- **BRIEF**:
From the entries that follow, gather each line holding the word "KORD".

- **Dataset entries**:
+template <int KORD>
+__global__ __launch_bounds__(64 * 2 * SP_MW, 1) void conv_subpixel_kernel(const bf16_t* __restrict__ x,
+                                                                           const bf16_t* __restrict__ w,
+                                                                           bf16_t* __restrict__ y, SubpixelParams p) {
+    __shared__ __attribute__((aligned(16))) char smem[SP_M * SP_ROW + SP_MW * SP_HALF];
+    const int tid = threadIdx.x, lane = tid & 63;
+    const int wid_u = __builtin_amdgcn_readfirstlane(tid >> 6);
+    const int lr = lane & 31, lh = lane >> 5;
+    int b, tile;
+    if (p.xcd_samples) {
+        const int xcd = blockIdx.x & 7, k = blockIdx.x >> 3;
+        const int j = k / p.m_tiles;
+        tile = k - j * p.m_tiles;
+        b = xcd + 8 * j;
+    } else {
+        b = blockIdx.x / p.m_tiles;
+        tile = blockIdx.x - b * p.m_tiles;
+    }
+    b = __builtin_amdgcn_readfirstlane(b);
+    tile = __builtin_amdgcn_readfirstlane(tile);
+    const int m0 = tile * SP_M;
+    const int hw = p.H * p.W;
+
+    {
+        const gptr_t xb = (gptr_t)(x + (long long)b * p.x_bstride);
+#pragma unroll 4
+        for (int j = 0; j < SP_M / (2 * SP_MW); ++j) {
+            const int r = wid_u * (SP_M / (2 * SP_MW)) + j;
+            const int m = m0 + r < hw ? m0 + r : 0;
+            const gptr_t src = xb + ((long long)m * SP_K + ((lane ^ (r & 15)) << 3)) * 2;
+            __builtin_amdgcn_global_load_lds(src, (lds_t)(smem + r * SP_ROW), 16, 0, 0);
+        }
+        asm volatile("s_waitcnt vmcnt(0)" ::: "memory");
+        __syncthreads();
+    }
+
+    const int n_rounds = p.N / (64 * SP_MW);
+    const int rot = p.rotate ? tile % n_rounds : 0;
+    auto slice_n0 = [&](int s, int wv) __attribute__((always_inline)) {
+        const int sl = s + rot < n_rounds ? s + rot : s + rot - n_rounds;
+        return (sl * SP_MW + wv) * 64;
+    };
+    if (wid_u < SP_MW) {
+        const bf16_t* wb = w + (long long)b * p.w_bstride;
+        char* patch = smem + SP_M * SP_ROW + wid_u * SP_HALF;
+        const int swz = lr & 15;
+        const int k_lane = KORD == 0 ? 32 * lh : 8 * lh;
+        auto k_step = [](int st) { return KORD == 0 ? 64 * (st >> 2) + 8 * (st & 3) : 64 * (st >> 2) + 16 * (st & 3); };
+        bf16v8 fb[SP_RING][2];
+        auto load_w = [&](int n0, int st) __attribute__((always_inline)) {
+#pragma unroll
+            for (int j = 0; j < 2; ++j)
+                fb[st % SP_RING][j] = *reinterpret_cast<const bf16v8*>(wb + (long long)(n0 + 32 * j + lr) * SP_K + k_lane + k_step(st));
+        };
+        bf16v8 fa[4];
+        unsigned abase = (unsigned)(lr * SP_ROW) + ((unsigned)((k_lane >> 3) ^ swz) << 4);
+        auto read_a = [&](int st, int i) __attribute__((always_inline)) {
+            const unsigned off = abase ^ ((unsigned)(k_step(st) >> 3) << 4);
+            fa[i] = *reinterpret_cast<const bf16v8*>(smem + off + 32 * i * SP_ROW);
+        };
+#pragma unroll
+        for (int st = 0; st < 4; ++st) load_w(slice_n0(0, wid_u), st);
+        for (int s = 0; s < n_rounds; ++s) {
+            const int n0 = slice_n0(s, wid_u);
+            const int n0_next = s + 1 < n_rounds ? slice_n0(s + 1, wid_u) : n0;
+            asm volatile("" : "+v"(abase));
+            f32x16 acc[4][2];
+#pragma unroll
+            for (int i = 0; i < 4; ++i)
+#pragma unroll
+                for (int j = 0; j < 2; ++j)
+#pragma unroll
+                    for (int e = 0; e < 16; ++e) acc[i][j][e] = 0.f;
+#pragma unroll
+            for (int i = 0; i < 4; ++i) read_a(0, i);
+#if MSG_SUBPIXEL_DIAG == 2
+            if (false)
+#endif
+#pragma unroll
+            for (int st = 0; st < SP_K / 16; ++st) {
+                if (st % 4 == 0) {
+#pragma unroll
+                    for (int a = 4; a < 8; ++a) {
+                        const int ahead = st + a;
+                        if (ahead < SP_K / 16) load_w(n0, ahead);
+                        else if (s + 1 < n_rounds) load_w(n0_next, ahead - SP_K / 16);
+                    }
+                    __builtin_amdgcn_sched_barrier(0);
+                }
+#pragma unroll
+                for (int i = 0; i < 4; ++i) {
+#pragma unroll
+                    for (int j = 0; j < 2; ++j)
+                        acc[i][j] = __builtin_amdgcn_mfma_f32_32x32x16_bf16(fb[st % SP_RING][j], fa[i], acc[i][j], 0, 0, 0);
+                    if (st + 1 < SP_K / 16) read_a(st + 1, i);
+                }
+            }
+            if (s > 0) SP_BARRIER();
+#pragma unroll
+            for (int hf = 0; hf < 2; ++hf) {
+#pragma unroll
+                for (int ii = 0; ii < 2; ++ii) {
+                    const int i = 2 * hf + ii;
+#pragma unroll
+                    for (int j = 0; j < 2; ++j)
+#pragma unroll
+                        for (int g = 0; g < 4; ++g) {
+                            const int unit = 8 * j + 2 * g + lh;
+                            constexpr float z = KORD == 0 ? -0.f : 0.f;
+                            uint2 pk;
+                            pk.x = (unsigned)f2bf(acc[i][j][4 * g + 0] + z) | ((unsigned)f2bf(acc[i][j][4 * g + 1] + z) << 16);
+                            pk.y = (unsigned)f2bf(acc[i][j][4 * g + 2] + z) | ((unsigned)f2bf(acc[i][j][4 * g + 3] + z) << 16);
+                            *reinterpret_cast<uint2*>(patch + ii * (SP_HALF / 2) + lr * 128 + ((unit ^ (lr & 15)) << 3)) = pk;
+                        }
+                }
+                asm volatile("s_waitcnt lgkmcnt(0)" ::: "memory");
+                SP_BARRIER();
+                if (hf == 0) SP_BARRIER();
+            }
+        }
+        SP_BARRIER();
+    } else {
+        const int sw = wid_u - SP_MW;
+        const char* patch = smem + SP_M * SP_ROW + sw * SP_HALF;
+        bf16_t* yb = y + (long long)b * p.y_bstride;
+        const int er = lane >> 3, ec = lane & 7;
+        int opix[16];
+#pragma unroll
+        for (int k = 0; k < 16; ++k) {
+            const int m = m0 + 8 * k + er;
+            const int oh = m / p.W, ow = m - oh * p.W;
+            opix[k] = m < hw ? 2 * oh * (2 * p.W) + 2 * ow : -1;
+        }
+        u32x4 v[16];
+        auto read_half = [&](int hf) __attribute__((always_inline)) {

- **RESULT**:
+template <int KORD>
+        const int k_lane = KORD == 0 ? 32 * lh : 8 * lh;
+        auto k_step = [](int st) { return KORD == 0 ? 64 * (st >> 2) + 8 * (st & 3) : 64 * (st >> 2) + 16 * (st & 3); };
+                            constexpr float z = KORD == 0 ? -0.f : 0.f;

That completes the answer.